Properties of Triangle

In this post we will try to understand some important properties of triangle which will help us develop deep understanding of the concepts and also guide us to solve problems related to triangles.

A triangle has 3 sides, 3 interior angles and 3 exterior angles

Angle sum property of a triangle

The sum of interior angles of a triangle is always equal to 180^o.
Let us prove if this statement is correct or not

Statement – Sum of interior angle of a triangle is always equal to 180^o
Given – A triangle PQR
To construct – Construct a line XY parallel to side QR of the triangle. Name the angles formed as shown in the figure.

Proof – Since, XY is a straight line

Therefore, ∠4 + ∠1 + ∠5 = 180^o ………………………………………………..(i)

Since, XY || QR, where PQ and PR are transversals

Therefore, ∠4 = ∠2 (a pair of alternate interior angles) ……………….. (ii)

Also, ∠5 = ∠3 (a pair of alternate interior angles) ….………….. (iii)

From eq. (i), (ii) and (iii)

∠1 + ∠2 + ∠3 = 180^o(replacing ∠4 and ∠5 with ∠2 and ∠3 respectively)

Or Sum of all interior angles of a triangle = 180^o Proved

Exterior angle property of a triangle theorem

If any side of a triangle is extended, then the exterior angle so formed is the sum of the two opposite interior angles of the triangle.

Let us prove this statement step by step.

Given: A triangle ABC
To Construct: Extend the side BC to D and make an exterior angle d^o as shown in the figure

Proof: From the above figure,

∠ACB + ∠ACD = 180^o (both the angles form a linear pair)

b^o + d^o = 180^o ………………………………………………………………..(i)

By Angle sum property i.e., sum of interior angles of a triangle = 180^o

∠BAC + ∠ACB + ∠ABC = 180^o

a^o + b^o + c^o = 180^o …………………………………………………………..(ii)

From eq. (i) and (ii)

a^o + b^o + c^o = b^o + d^o

a^o + c^o = d^o

∠ACD = ∠BAC + ∠ACB Proved.

The exterior angles of a triangle always add up to 360 degrees

Given: A triangle ABC with its exterior angles
To prove: ∠4+∠5+∠6 = 360°

Proof:

From the above figure,

∠1 + ∠4 = 180° (both the angles form a linear pair) ………………(i)

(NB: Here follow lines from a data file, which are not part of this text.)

@@ -306,11 +309,31 @@
         s->cell_lists_built = true;
       }
       if (!s->cell_lists_built) s->cell_lists.release();
-      hipError_t e = (hipError_t)rt_launch_flags(s->dev, B, stream);
+      static const char* const prune_env = getenv("RT_CELL_PRUNE");
+      static const bool prune_off = prune_env && *prune_env == '0';
+      static const char* const ext_env = getenv("RT_CELL_EXT");
+      static const bool ext_off = ext_env && *ext_env == '0';
+      RtFlagsExt X{};
+      if (s->cell_lists_built && !prune_off && !ext_off) {
+        const size_t entry_bytes = RT_CELL_EXT_SLOTS * sizeof(uint16_t);
+        size_t room = s->budget - flag_bytes - list_bytes;
+        if (hipMemGetInfo(&free_b, &total_b) != hipSuccess) room = 0;
+        room = std::min(room, (free_b + s->cell_ext.cap) / 4);
+        const size_t entries = std::min({room / entry_bytes, (size_t)s->n_cells * s->dev.n_lights, (size_t)0xFFFFFFF0u});
+        if (entries && s->cell_ext.ensure(entries * entry_bytes + 256) == RT_OK) {
+          if (!s->cell_ext_ev) HIP_TRY(hipEventCreateWithFlags(&s->cell_ext_ev, hipEventDisableTiming));
+          HIP_TRY(hipMemsetAsync(s->cell_ext.p, 0xFF, entries * entry_bytes, stream));
+          X.pool = (uint16_t*)s->cell_ext.p;
+          X.counter = (uint32_t*)((char*)s->cell_ext.p + entries * entry_bytes);
+          X.entries = (uint32_t)entries, X.slots = RT_CELL_EXT_SLOTS;
+          HIP_TRY(hipMemsetAsync(X.counter, 0, sizeof(uint32_t), stream));
+        } else {
+          s->cell_ext.release();
+        }
+      }
+      hipError_t e = (hipError_t)rt_launch_flags_ext(s->dev, B, X, stream);
       if (e != hipSuccess) return fail(RT_ERR_HIP, "rt_flags_kernel launch failed: %s", hipGetErrorString(e));
       trace_point(stream, "rt_flags_kernel: cells, lights, lists", s->n_cells, s->dev.n_lights, s->cell_lists_built ? 1u : 0u);
-      static const char* const prune_env = getenv("RT_CELL_PRUNE");
-      static const bool prune_off = prune_env && *prune_env == '0';
       if (s->cell_lists_built && !prune_off) {
         RtCellPruneArgs a{};
         a.flag_geo = (const float*)s->flag_geo.p;
@@ -320,9 +343,11 @@
         memcpy(a.cloud_centre, P->cloud_centre, 12);
         a.beam_delta = P->beam_delta, a.beam_eps_o = P->beam_eps_o;
         a.mode = RT_PRUNE_FULL;
+        a.ext_pool = X.pool, a.ext_entries = X.entries, a.ext_slots = X.slots;
         e = (hipError_t)rt_launch_cell_prune(s->dev, a, stream);
         if (e != hipSuccess) return fail(RT_ERR_HIP, "rt_cell_prune_kernel launch failed: %s", hipGetErrorString(e));
-        trace_point(stream, "rt_cell_prune_kernel: cells, lights", s->n_cells, s->dev.n_lights, 0u);
+        trace_point(stream, "rt_cell_prune_kernel: cells, lights, pool entries", s->n_cells, s->dev.n_lights, X.entries);
+        if (X.pool) HIP_TRY(hipEventRecord(s->cell_ext_ev, stream));
       }
       memcpy(s->flags_key, key, sizeof(key));
     }
diff --git a/hslu_i/ba_raytracing/f2501_raytracer_amd/csrc/rt_cell_prune.h b/hslu_i/ba_raytracing/f2501_raytracer_amd/csrc/rt_cell_prune.h
--- a/hslu_i/ba_raytracing/f2501_raytracer_amd/csrc/rt_cell_prune.h
+++ b/hslu_i/ba_raytracing/f2501_raytracer_amd/csrc/rt_cell_prune.h
@@ -21,6 +21,8 @@
   float cloud_centre[3];
   float beam_delta, beam_eps_o;
   uint32_t mode;
+  const uint16_t* ext_pool;
+  uint32_t ext_entries, ext_slots;
 };
 
 struct RtPruneBeam {
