# dominikbuenger/torch_nfft

Measured on AMD Instinct MI355X. Metric: Mpoints/s (adjoint+forward, 3-D N=256 m=4), higher is better.
Workload: dtype f32

## Files before the change

### torch_nfft_amd/csrc/colfft.hip

```cpp
#include <type_traits>

#include "common.h"
#include "kernels.h"

namespace nfft {

namespace {

constexpr int kFftThreads = 256;

struct ColGeom {
    int M, logM, N, H;
    int Mh;
    int SR;
    int KC;
    int KS;
    int NB;
    int NBm;
    int two_d;
    int NC, logNC;
    int TG;
    float param;
};

// ... 72 lines not shown
    static std::atomic<const float2 *> cache[kMaxDevices][7];
    const int dev = current_device();
    int slot = 0;
    while ((16 << slot) < M) ++slot;
    if (slot > 6 || (16 << slot) != M) return nullptr;
    if (dev < kMaxDevices) {
        const float2 *p = cache[dev][slot].load(std::memory_order_acquire);
        if (p) return p;
    }
    const float2 *p = nullptr;
    switch (M) {
    case 16: p = tw_symbol<16>(); break;
    case 32: p = tw_symbol<32>(); break;
    case 64: p = tw_symbol<64>(); break;
    case 128: p = tw_symbol<128>(); break;
    case 256: p = tw_symbol<256>(); break;
    case 512: p = tw_symbol<512>(); break;
    case 1024: p = tw_symbol<1024>(); break;
    }
    if (p && dev < kMaxDevices) cache[dev][slot].store(p, std::memory_order_release);
    return p;
}

__device__ __forceinline__ float2 cadd(float2 a, float2 b) { return make_float2(a.x + b.x, a.y + b.y); }
__device__ __forceinline__ float2 csub(float2 a, float2 b) { return make_float2(a.x - b.x, a.y - b.y); }
template <bool INV>
__device__ __forceinline__ float2 rot90(float2 a)
{
    return INV ? make_float2(-a.y, a.x) : make_float2(a.y, -a.x);
}

template <bool INV>
__device__ __forceinline__ void dft4(float2 &x0, float2 &x1, float2 &x2, float2 &x3)
{
    const float2 a0 = cadd(x0, x2), a1 = csub(x0, x2), a2 = cadd(x1, x3), a3 = rot90<INV>(csub(x1, x3));
    x0 = cadd(a0, a2);
    x1 = cadd(a1, a3);
    x2 = csub(a0, a2);
    x3 = csub(a1, a3);
}

template <bool INV>
__device__ __forceinline__ void dft8(float2 (&x)[8])
{
    dft4<INV>(x[0], x[2], x[4], x[6]);
    dft4<INV>(x[1], x[3], x[5], x[7]);
    constexpr float r = 0.70710678118654752440f;
    const float2 o0 = x[1];
    const float2 o1 = INV ? make_float2((x[3].x - x[3].y) * r, (x[3].x + x[3].y) * r)
                          : make_float2((x[3].x + x[3].y) * r, (x[3].y - x[3].x) * r);
    const float2 o2 = rot90<INV>(x[5]);
    const float2 o3 = INV ? make_float2((-x[7].x - x[7].y) * r, (x[7].x - x[7].y) * r)
                          : make_float2((x[7].y - x[7].x) * r, (-x[7].x - x[7].y) * r);
    const float2 e0 = x[0], e1 = x[2], e2 = x[4], e3 = x[6];
    x[0] = cadd(e0, o0); x[4] = csub(e0, o0);
    x[1] = cadd(e1, o1); x[5] = csub(e1, o1);
    x[2] = cadd(e2, o2); x[6] = csub(e2, o2);
    x[3] = cadd(e3, o3); x[7] = csub(e3, o3);
}

template <bool INV>
__device__ __forceinline__ float2 twiddle_at(const float2 *ltw, int e, int M)
{
    e &= M - 1;
    float2 w = ltw[e & (M / 2 - 1)];
    if (e >= M / 2) w = make_float2(-w.x, -w.y);
    if (INV) w.y = -w.y;
    return w;
}

template <bool INV, int R>
__device__ __forceinline__ void fft_stage(float2 *buf, const float2 *ltw, const ColGeom &cg, int tid, int logL)
{
    constexpr int logR = R == 8 ? 3 : 2;
    const int logLs = logL - logR, Ls = 1 << logLs;
    const int tstep = cg.M >> logL;
    const int total = (cg.M >> logR) << cg.logNC;
    __syncthreads();
    for (int idx = tid; idx < total; idx += kFftThreads) {
        const int col = idx & (cg.NC - 1);
        const int t = idx >> cg.logNC;
        const int j = t & (Ls - 1);
        const int row0 = ((t >> logLs) << logL) + j;
        float2 *p0 = buf + (row0 << cg.logNC) + col;
        const int stride = Ls << cg.logNC;
        float2 x[R];
#pragma unroll
        for (int q = 0; q < R; ++q) x[q] = p0[q * stride];
        if (R == 8) {
            dft8<INV>(reinterpret_cast<float2(&)[8]>(x));
        } else {
            dft4<INV>(x[0], x[1], x[2], x[3]);
        }
        p0[0] = x[0];
        if (logLs == 0) {
#pragma unroll
            for (int q = 1; q < R; ++q) p0[q * stride] = x[q];
        } else {
#pragma unroll
            for (int q = 1; q < R; ++q) p0[q * stride] = cmul(x[q], twiddle_at<INV>(ltw, j * q * tstep, cg.M));
        }
    }
}

template <bool INV>
__device__ __forceinline__ void lds_fft(float2 *buf, const float2 *ltw, const ColGeom &cg, int tid)
{
    switch (cg.logM) {
    case 4: fft_stage<INV, 4>(buf, ltw, cg, tid, 4); fft_stage<INV, 4>(buf, ltw, cg, tid, 2); break;
    case 5: fft_stage<INV, 8>(buf, ltw, cg, tid, 5); fft_stage<INV, 4>(buf, ltw, cg, tid, 2); break;
    case 6: fft_stage<INV, 8>(buf, ltw, cg, tid, 6); fft_stage<INV, 8>(buf, ltw, cg, tid, 3); break;
    case 7: fft_stage<INV, 8>(buf, ltw, cg, tid, 7); fft_stage<INV, 4>(buf, ltw, cg, tid, 4);
            fft_stage<INV, 4>(buf, ltw, cg, tid, 2); break;
    case 8: fft_stage<INV, 8>(buf, ltw, cg, tid, 8); fft_stage<INV, 8>(buf, ltw, cg, tid, 5);
            fft_stage<INV, 4>(buf, ltw, cg, tid, 2); break;
    case 9: fft_stage<INV, 8>(buf, ltw, cg, tid, 9); fft_stage<INV, 8>(buf, ltw, cg, tid, 6);
            fft_stage<INV, 8>(buf, ltw, cg, tid, 3); break;
    default: fft_stage<INV, 8>(buf, ltw, cg, tid, 10); fft_stage<INV, 8>(buf, ltw, cg, tid, 7);
             fft_stage<INV, 4>(buf, ltw, cg, tid, 4); fft_stage<INV, 4>(buf, ltw, cg, tid, 2); break;
    }
    __syncthreads();
}

__device__ __forceinline__ int brev_row(int k, int logM)
{
    int pos = 0, lg = logM;
    auto digit = [&](int lr) { lg -= lr; pos += (k & ((1 << lr) - 1)) << lg; k >>= lr; };
    switch (logM) {
    case 4: digit(2); digit(2); break;
    case 5: digit(3); digit(2); break;
    case 6: digit(3); digit(3); break;
    case 7: digit(3); digit(2); digit(2); break;
    case 8: digit(3); digit(3); digit(2); break;
    case 9: digit(3); digit(3); digit(3); break;
    default: digit(3); digit(3); digit(2); digit(2); break;
    }
    return pos;
}

template <int UN, typename LoadF, typename StoreF>
__device__ __forceinline__ void batched_fill(int total, int tid, LoadF load, StoreF store)
{
    for (int base = tid; base < total; base += kFftThreads * UN) {
        float2 v[UN];
#pragma unroll
        for (int r = 0; r < UN; ++r) {
            const int idx = base + r * kFftThreads;
            v[r] = idx < total ? load(idx) : make_float2(0.f, 0.f);
        }
#pragma unroll
        for (int r = 0; r < UN; ++r) {
            const int idx = base + r * kFftThreads;
            if (idx < total) store(idx, v[r]);
        }
    }
}
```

∠2 + ∠5 = 180° (both the angles form a linear pair) ………………(ii)

∠3 + ∠6 = 180° (both the angles form a linear pair) ………………(iii)

Adding eq.(i), (ii) and (iii), we get

∠1 + ∠2 + ∠3 + ∠4 + ∠5 + ∠6 = 180° + 180° + 180° …………………………………(iv)

By angle sum property,

∠1 + ∠2 + ∠3 = 180° …………….……………………………………(v)

From eq.(iv) and (v), we can replace ∠1 + ∠2 + ∠3 with 180°

180 + ∠4 + ∠5 + ∠6 = 180° + 180° + 180° ∠4+∠5+∠6 = 360° Proved

The sum of consecutive interior and exterior angle is supplementary

Property of Length of Triangle

The sum of the lengths of any two sides of a triangle is greater than the length of the third side.
Similarly, the difference between the lengths of any two sides of a triangle is less than the length of the third side.

For this triangle, Sum of any two sides i.e., 5 + 6 = 11 cm which is greater than third side i.e., 8 cm
Similarly, 8 – 6 = 2 cm which is less than the third side i.e., 5 cm

Property of angle of Triangle

The shortest side is always opposite the smallest interior angle. Similarly, the longest side is always opposite the largest interior angle

Here, the side opposite to the smallest angle (23^o) is smallest (5 cm) and side opposite to the largest angle (109^o) is largest (8 cm)

Perimeter of Triangle

The total length of the outer boundary is called the perimeter of the triangle

i.e. Perimeter of triangle = sum of all sides

For the triangle with length of sides as a, b and c as shown in the figure

Perimeter (P) = a + b + c

Note – the unit of perimeter is same as the unit of the sides of the triangle

Area of Triangle

The region occupied by the triangle in 2-dimensional space is called the area of triangle.
Area is measured in square units (sq.cm, sq.m, sq.km etc.)

Area of triangle if height and base is given

If “b” is the base and “h” is the height of the triangle, then

Area = half of product of height and base

Area = ½ x b x h

Area of triangle using Heron’s formula

If all the sides of the triangle are of different length, then area is calculated using heron’s formula

Area = √s (s – a) (s – b) (s – c)

Where, s = semi-perimeter = (a + b + c)/2